Comme elle l’a souligné dans son « programme pour l’Europe », l’une de ses priorités absolues doit être d’apporter « un nouvel élan à la démocratie européenne ». Elle peut renforcer la légitimité démocratique de l’Union européenne de deux façons : dans ce qu’apporte l’Europe à ces citoyens, en s’assurant que les institutions répondent aux attentes, en un temps de changements rapides et d’escalade des périls extérieurs, mais aussi dans ce qu’apporte à l’Europe sa représentation, en encourageant une coopération constructive avec le Parlement européen.

Aujourd’hui pourtant, le Parlement apparaît extrêmement fragmenté et polarisé, ce qui rend difficile la construction d’une coalition pro-européenne stable. Pour faire voter des lois, von der Leyen aura besoin du soutien des conservateurs et des sociaux-démocrates, mais aussi de relations de travail solides et productives avec les verts et les libéraux. Elle devra probablement former des coalitions à géométrie variable, ce qui demandera à chaque fois du temps et augmentera les risques d’échec politique sur les questions qui divisent.

Après les dernières élections, les groupes pro-européens – les conservateurs du Parti populaire européen, les sociaux-démocrates, les verts et les libéraux – se sont rencontrés, pour la première fois de l’histoire du Parlement européen, pour mettre sur pied un programme politique transpartisan. Mais le processus s’est bloqué, avec un Parlement ne parvenant pas à se mettre d’accord sur le choix d’un candidat à la présidence de la Commission, et l’« accord de coalition » entre les quatre partis n’est plus sur la table.

Van der Leyen a néanmoins besoin d’impliquer politiquement le Parlement, autant qu’elle le peut, au sujet, notamment, des lettres de mission qu’elle doit envoyer sous peu aux commissaires et de leurs points principaux, qui doivent être discutés avec les nouveaux présidents des groupes parlementaires élus.

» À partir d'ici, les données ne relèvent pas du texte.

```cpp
template <typename T, bool CACHE>
__device__ void topk_block(const T* __restrict__ x, int N, int K, TopkShared& sh, unsigned* __restrict__ keys) {
    const int tid = threadIdx.x;
    unsigned long long prefix = 0;
    unsigned rem = (unsigned)K;
    unsigned long long thr = 0;
    int top = 32 + TK_IDX_BITS;
    bool first = true;
    while (true) {
        const int bits = top > 30 ? 11 : 10;
        const int shift = top - bits;
        const unsigned nb = 1u << bits;
        for (int i = tid; i < 2048; i += TK_THREADS) sh.hist[i] = 0;
        __syncthreads();
        if (first) {
            int i = tid;
            for (; i + 3 * TK_THREADS < N; i += 4 * TK_THREADS) {
                unsigned k4[4];
#pragma unroll
                for (int u = 0; u < 4; ++u) k4[u] = fkey(to_f32<T>(x[i + u * TK_THREADS]));
#pragma unroll
                for (int u = 0; u < 4; ++u) {
                    if (CACHE) keys[i + u * TK_THREADS] = k4[u];
                    atomicAdd(&sh.hist[k4[u] >> 21], 1u);
                }
            }
            for (; i < N; i += TK_THREADS) {
                const unsigned k = fkey(to_f32<T>(x[i]));
                if (CACHE) keys[i] = k;
                atomicAdd(&sh.hist[k >> 21], 1u);
            }
        } else {
            for (int i = tid; i < N; i += TK_THREADS) {
                const unsigned long long c = tk_comp(CACHE ? keys[i] : fkey(to_f32<T>(x[i])), i);
                if ((c >> top) == prefix) atomicAdd(&sh.hist[(unsigned)(c >> shift) & (nb - 1)], 1u);
            }
        }
        first = false;
        __syncthreads();
        if (tid < 64) {
            const int per = (int)nb >> 6;
            unsigned own = 0;
            for (int j = 0; j < per; ++j) own += sh.hist[tid * per + ((j + tid) & (per - 1))];
            unsigned s = own;
#pragma unroll
            for (int o = 1; o < 64; o <<= 1) {
                const unsigned t = __shfl_down(s, o);
                if (tid + o < 64) s += t;
            }
            const unsigned excl = s - own;
            if (excl < rem && rem <= s) {
                unsigned acc = excl;
                for (int j = per - 1; j >= 0; --j) {
                    const unsigned c = sh.hist[tid * per + j];
                    if (acc + c >= rem) { sh.bstar = (unsigned)(tid * per + j); sh.above = acc; sh.cnt = c; break; }
                    acc += c;
                }
            }
        }
        __syncthreads();
        const unsigned bstar = sh.bstar, above = sh.above, cnt = sh.cnt;
        rem -= above;
        prefix = (prefix << bits) | bstar;
        top = shift;
        if (cnt == rem || top == 0) { thr = prefix << top; break; }
    }
    if (tid == 0) sh.nsel = 0;
    for (int i = tid; i < TK_MAXK; i += TK_THREADS) sh.rank[i] = 0;
    __syncthreads();
    for (int i = tid; i < N; i += TK_THREADS) {
        const unsigned long long c = tk_comp(CACHE ? keys[i] : fkey(to_f32<T>(x[i])), i);
        if (c >= thr) {
            const unsigned p = atomicAdd(&sh.nsel, 1u);
            if (p < (unsigned)K) sh.sel[p] = c;
        }
    }
    __syncthreads();
    const int parts = TK_THREADS / K > 0 ? TK_THREADS / K : 1;
    const int e = tid % K, p = tid / K;
    if (p < parts) {
        const unsigned long long mine = sh.sel[e];
        const int j0 = (int)((long)K * p / parts), j1 = (int)((long)K * (p + 1) / parts);
        unsigned r = 0;
        for (int j = j0; j < j1; ++j) r += sh.sel[j] > mine ? 1u : 0u;
        atomicAdd(&sh.rank[e], r);
    }
    __syncthreads();
}

template <typename T, bool CACHE>
__global__ __launch_bounds__(TK_THREADS) void topk_kernel(const T* __restrict__ x, int N, int K, int64_t* __restrict__ idx_out,
                                                          float* __restrict__ val_out) {
    __shared__ TopkShared sh;
    extern __shared__ unsigned tk_keys[];
    const int b = blockIdx.x;
    topk_block<T, CACHE>(x + (long)b * N, N, K, sh, tk_keys);
    const int tid = threadIdx.x;
    if (tid < K) {
        const unsigned long long c = sh.sel[tid];
        const unsigned r = sh.rank[tid];
        idx_out[(long)b * K + r] = (int64_t)(TK_IDX_MASK - (unsigned)(c & TK_IDX_MASK));
        if (val_out) val_out[(long)b * K + r] = fkey_inv((unsigned)(c >> TK_IDX_BITS));
    }
}

template <typename T, bool CACHE>
__global__ __launch_bounds__(TK_THREADS) void postprocess_kernel(const T* __restrict__ logits, const T* __restrict__ boxes,
                                                                 const float* __restrict__ sizes, int nq, int ncls, int K,
                                                                 float* __restrict__ scores, int64_t* __restrict__ labels,
                                                                 float* __restrict__ out_boxes, float* __restrict__ packed) {
    __shared__ TopkShared sh;
    extern __shared__ unsigned tk_keys[];
    const int b = blockIdx.x;
    const int N = nq * ncls;
    topk_block<T, CACHE>(logits + (long)b * N, N, K, sh, tk_keys);
    const int tid = threadIdx.x;
    if (tid < K) {
        const unsigned long long c = sh.sel[tid];
        const long o = (long)b * K + sh.rank[tid];
        const int i = (int)(TK_IDX_MASK - (unsigned)(c & TK_IDX_MASK));
        const int q = i / ncls;
        const float v = fkey_inv((unsigned)(c >> TK_IDX_BITS));
        const float score = to_f32<T>(from_f32<T>(1.f / (1.f + expf(-v))));
        const T* bx = boxes + ((long)b * nq + q) * 4;
        const float cx = to_f32<T>(bx[0]), cy = to_f32<T>(bx[1]);
        const float w = fmaxf(to_f32<T>(bx[2]), 0.f), h = fmaxf(to_f32<T>(bx[3]), 0.f);
        const float ih = sizes[b * 2], iw = sizes[b * 2 + 1];
        const float x0 = to_f32<T>(from_f32<T>(cx - 0.5f * w)) * iw, y0 = to_f32<T>(from_f32<T>(cy - 0.5f * h)) * ih;
        const float x1 = to_f32<T>(from_f32<T>(cx + 0.5f * w)) * iw, y1 = to_f32<T>(from_f32<T>(cy + 0.5f * h)) * ih;
        if (packed) {
            float* pr = packed + o * 6;
            pr[0] = score; pr[1] = (float)(i - q * ncls); pr[2] = x0; pr[3] = y0; pr[4] = x1; pr[5] = y1;
        } else {
            scores[o] = score;
            labels[o] = (int64_t)(i - q * ncls);
            out_boxes[o * 4 + 0] = x0; out_boxes[o * 4 + 1] = y0; out_boxes[o * 4 + 2] = x1; out_boxes[o * 4 + 3] = y1;
        }
    }
}

template <typename T>
__global__ __launch_bounds__(256) void rowmax_kernel(const T* __restrict__ x, long ld, long rows, int ncols, float* __restrict__ out) {
    constexpr int EPC = 4;
    typedef T VC __attribute__((ext_vector_type(EPC)));
    const int lane16 = threadIdx.x & 15;
    const long row = (long)blockIdx.x * 16 + (threadIdx.x >> 4);
    float m = -INFINITY;
    if (row < rows) {
        const T* xr = x + row * ld;
        const int full = ncols / EPC;
        for (int c = lane16; c < full; c += 16) {
            const VC t = *(const VC*)(xr + c * EPC);
#pragma unroll
            for (int e = 0; e < EPC; ++e) m = fmaxf(m, to_f32<T>(t[e]));
        }
        for (int c = full * EPC + lane16; c < ncols; c += 16) m = fmaxf(m, to_f32<T>(xr[c]));
    }
#pragma unroll
    for (int o = 8; o >= 1; o >>= 1) m = fmaxf(m, __shfl_xor(m, o));
    if (row < rows && lane16 == 0) out[row] = m;
}

}

constexpr size_t TK_CACHE_BYTES = 160 * 1024 - sizeof(TopkShared) - 256;
static bool tk_allow_lds(const void* fn) {
    static const void* done[16]; static int ndone = 0;
    for (int i = 0; i < ndone; ++i) if (done[i] == fn) return true;
    if (hipFuncSetAttribute(fn, hipFuncAttributeMaxDynamicSharedMemorySize, (int)TK_CACHE_BYTES) != hipSuccess) return false;
    if (ndone < 16) done[ndone++] = fn;
    return true;
}

#define LWDETR_DISPATCH_T(dtype, CALL)                 \
    switch (dtype) {                                   \
// ... 69 lines not shown
```

Baseline: 14100 images/sec.

## Add 8-wave 256-row conv3x3 patch kernel variant for large 128-channel convs

Templates the patch-based 3x3 conv kernel on wave count, adding an 8-wave variant with a 256-row M tile that loads the input patch and weight stages with more threads and does a single-pass epilogue. The wide variant (with 4 weight stages) is picked for 128-channel convs when the number of 128-row tiles exceeds the CU count. The aim is to amortise the halo patch load and weight streaming over more output rows and cut the tail wave. It raises LDS use per block, which may lower occupancy.

```diff
diff --git a/lw-detr_amd/csrc/gemm.hip b/lw-detr_amd/csrc/gemm.hip
--- a/lw-detr_amd/csrc/gemm.hip
+++ b/lw-detr_amd/csrc/gemm.hip
@@ -826,7 +826,7 @@
 };
 
 #ifdef LWDETR_CONV_TIMING
-__device__ unsigned long long g_conv_timing[4][12];
+__device__ unsigned long long g_conv_timing[8][12];
 extern "C" int lwdetr_debug_conv_timing(unsigned long long* out) {
     return hipMemcpyFromSymbol(out, HIP_SYMBOL(g_conv_timing), sizeof(g_conv_timing)) == hipSuccess ? 0 : -1;
 }
@@ -834,6 +834,9 @@
 #endif
 #ifndef LWDETR_CONV_ABL
 #define LWDETR_CONV_ABL 0
+#endif
+#ifndef LWDETR_CONV8_NST
+#define LWDETR_CONV8_NST 4
 #endif
 template <typename V8>
 __device__ __forceinline__ void lds_read16(V8& dst, unsigned lds_addr) { asm volatile("ds_read_b128 %0, %1" : "=v"(dst) : "v"(lds_addr)); }
@@ -842,15 +845,16 @@
     if (r >= dvs) { ++q; r -= dvs; }
 }
 
-template <typename T, int CIN, int BN, int NST>
-__global__ __launch_bounds__(256) void conv3x3_patch_kernel(const lwdetr_gemm_desc d, int np_patch, unsigned magic_hw, unsigned magic_w) {
-    constexpr int BM = 128, KB = 32, EPC = 8;
+template <typename T, int CIN, int BN, int NST, int NW>
+__global__ __launch_bounds__(NW * 64) void conv3x3_patch_kernel(const lwdetr_gemm_desc d, int np_patch, unsigned magic_hw, unsigned magic_w) {
+    constexpr int BM = NW * 32, KB = 32, EPC = 8;
     constexpr int SPR = CIN / EPC + 1, RS = SPR * EPC;
     constexpr int NCH = CIN / KB;
-    constexpr int B_MY = BN / 16 / 4;
+    constexpr int B_MY = BN / 16 / NW;
     constexpr int WN = BN / 2, TM = 2, TN = WN / 32, NRD = TM + TN;
     typedef typename Vec<T>::v8 V8;
-    static_assert(sizeof(T) == 2 && BN % 64 == 0 && CIN % KB == 0 && (NCH == 4 || NCH == 6), "16-bit, whole pieces, 4 or 6 stages per tap");
+    static_assert(sizeof(T) == 2 && BN % 64 == 0 && (BN / 16) % NW == 0 && CIN % KB == 0 && (NCH == 4 || NCH == 6) && (NW == 4 || NW == 8),
+                  "16-bit, whole pieces per wave, 4 or 6 stages per tap, 4 or 8 waves");
     extern __shared__ __attribute__((aligned(16))) unsigned char conv_smem[];
     T* patch = (T*)conv_smem;
     T* ring = patch + (long)np_patch * 512;
@@ -879,7 +883,7 @@
     const T* w_src[B_MY];
 #pragma unroll
     for (int k = 0; k < B_MY; ++k) {
-        const int n = 16 * (wave + 4 * k) + prow;
+        const int n = 16 * (wave + NW * k) + prow;
         w_src[k] = n < d.N ? W + (long)n * d.K + (pslot ^ ((prow >> 2) & 3)) * EPC : nullptr;
     }
     const int nk = 9 * NCH;
@@ -888,19 +892,19 @@
 #pragma unroll
         for (int k = 0; k < B_MY; ++k) {
             if (LWDETR_CONV_ABL & 8) continue;
-            gdma16((kt < nk && w_src[k]) ? w_src[k] + kt * KB : zero, Bs + (wave + 4 * k) * 64 * EPC);
+            gdma16((kt < nk && w_src[k]) ? w_src[k] + kt * KB : zero, Bs + (wave + NW * k) * 64 * EPC);
         }
     };
 #pragma unroll
     for (int s = 0; s < NST; ++s) stage(s, s);
     {
         constexpr unsigned MAGIC_SPR = 0x100000000ull / SPR;
-        constexpr int DR = 256 / SPR, DS = 256 - DR * SPR;
+        constexpr int DR = NW * 64 / SPR, DS = NW * 64 - DR * SPR;
         const int lda = (int)d.lda, gm0 = m0 - Wimg - 1;
         unsigned pr, ps;
         divmod_magic((unsigned)(wave * 64 + lane), SPR, MAGIC_SPR, pr, ps);
         int goff = (gm0 + (int)pr) * lda + (int)ps * EPC;
-        for (int p = wave; p < np_patch; p += 4) {
+        for (int p = wave; p < np_patch; p += NW) {
             const int gm = gm0 + (int)pr;
             const bool ok = ps < SPR - 1 && (int)pr < PR && gm >= 0 && gm < d.M;
             if (!(LWDETR_CONV_ABL & 2)) gdma16(ok ? A + goff : zero, patch + p * 512);
@@ -1038,7 +1042,7 @@
 #pragma unroll
                 for (int k = 0; k < B_MY; ++k) {
                     if (LWDETR_CONV_ABL & 8) continue;
-                    gdma16((kt + NST < nk && w_src[k]) ? w_src[k] + (kt + NST) * KB : zero, Bs + (wave + 4 * k) * 64 * EPC);
+                    gdma16((kt + NST < nk && w_src[k]) ? w_src[k] + (kt + NST) * KB : zero, Bs + (wave + NW * k) * 64 * EPC);
                 }
             }
             soff = soff + SLOT_B == NST * SLOT_B ? 0u : soff + SLOT_B;
@@ -1061,7 +1065,7 @@
     wait_vmcnt<0>();
     __syncthreads();
     float* stg = (float*)conv_smem;
-    constexpr int SLD = BN + 4;
+    constexpr int SLD = BN + 4, EPR = NW == 8 ? BM : 64;
     if (LWDETR_CONV_ABL & 4) {
         float keepalive = 0.f;
 #pragma unroll
@@ -1074,8 +1078,9 @@
         return;
     }
 #pragma unroll 1
-    for (int pass = 0; pass < 2; ++pass) {
-        if (wm == pass) {
+    for (int pass = 0; pass < BM / EPR; ++pass) {
+        if (wm * 64 / EPR == pass) {
+            const int r0 = wm * 64 - pass * EPR;
 #pragma unroll
             for (int i = 0; i < TM; ++i)
 #pragma unroll
@@ -1083,12 +1088,13 @@
 #pragma unroll
                     for (int q = 0; q < 4; ++q) {
                         const f32x4 v = {acc[j][i][4 * q], acc[j][i][4 * q + 1], acc[j][i][4 * q + 2], acc[j][i][4 * q + 3]};
-                        *(f32x4*)(stg + (i * 32 + l31) * SLD + wn * WN + j * 32 + q * 8 + h * 4) = v;
+                        *(f32x4*)(stg + (r0 + i * 32 + l31) * SLD + wn * WN + j * 32 + q * 8 + h * 4) = v;
                     }
         }
         __syncthreads();
-        epilogue_finish<T, BN, 256>(d, d.seg[0], false, stg, m0 + pass * 64, 0);
-        __syncthreads();
+#pragma unroll
+        for (int s = 0; s < EPR / 64; ++s) epilogue_finish<T, BN, NW * 64>(d, d.seg[0], false, stg + s * 64 * SLD, m0 + pass * EPR + s * 64, 0);
+        if (pass + 1 < BM / EPR) __syncthreads();
     }
 #ifdef LWDETR_CONV_TIMING
     if (wg == LWDETR_CONV_TIMING && lane == 0) {
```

Pour encourager une coopération constructive avec le Parlement européen, il faudra que le droit d’initiative du Parlement, qui existe de facto, soit appliqué de façon crédible ; le dialogue avec le président du Parlement devra aussi être constant, tout comme l’engagement de chaque commissaire. Von der Leyen doit être capable de s’appuyer sur son équipe pour prendre ses repères dans l’environnement politique complexe non seulement du Parlement, mais aussi du Conseil européen, et pour que sa volonté de lancer le débat sur l’avenir de l’UE auprès de l’électorat européen puisse se concrétiser.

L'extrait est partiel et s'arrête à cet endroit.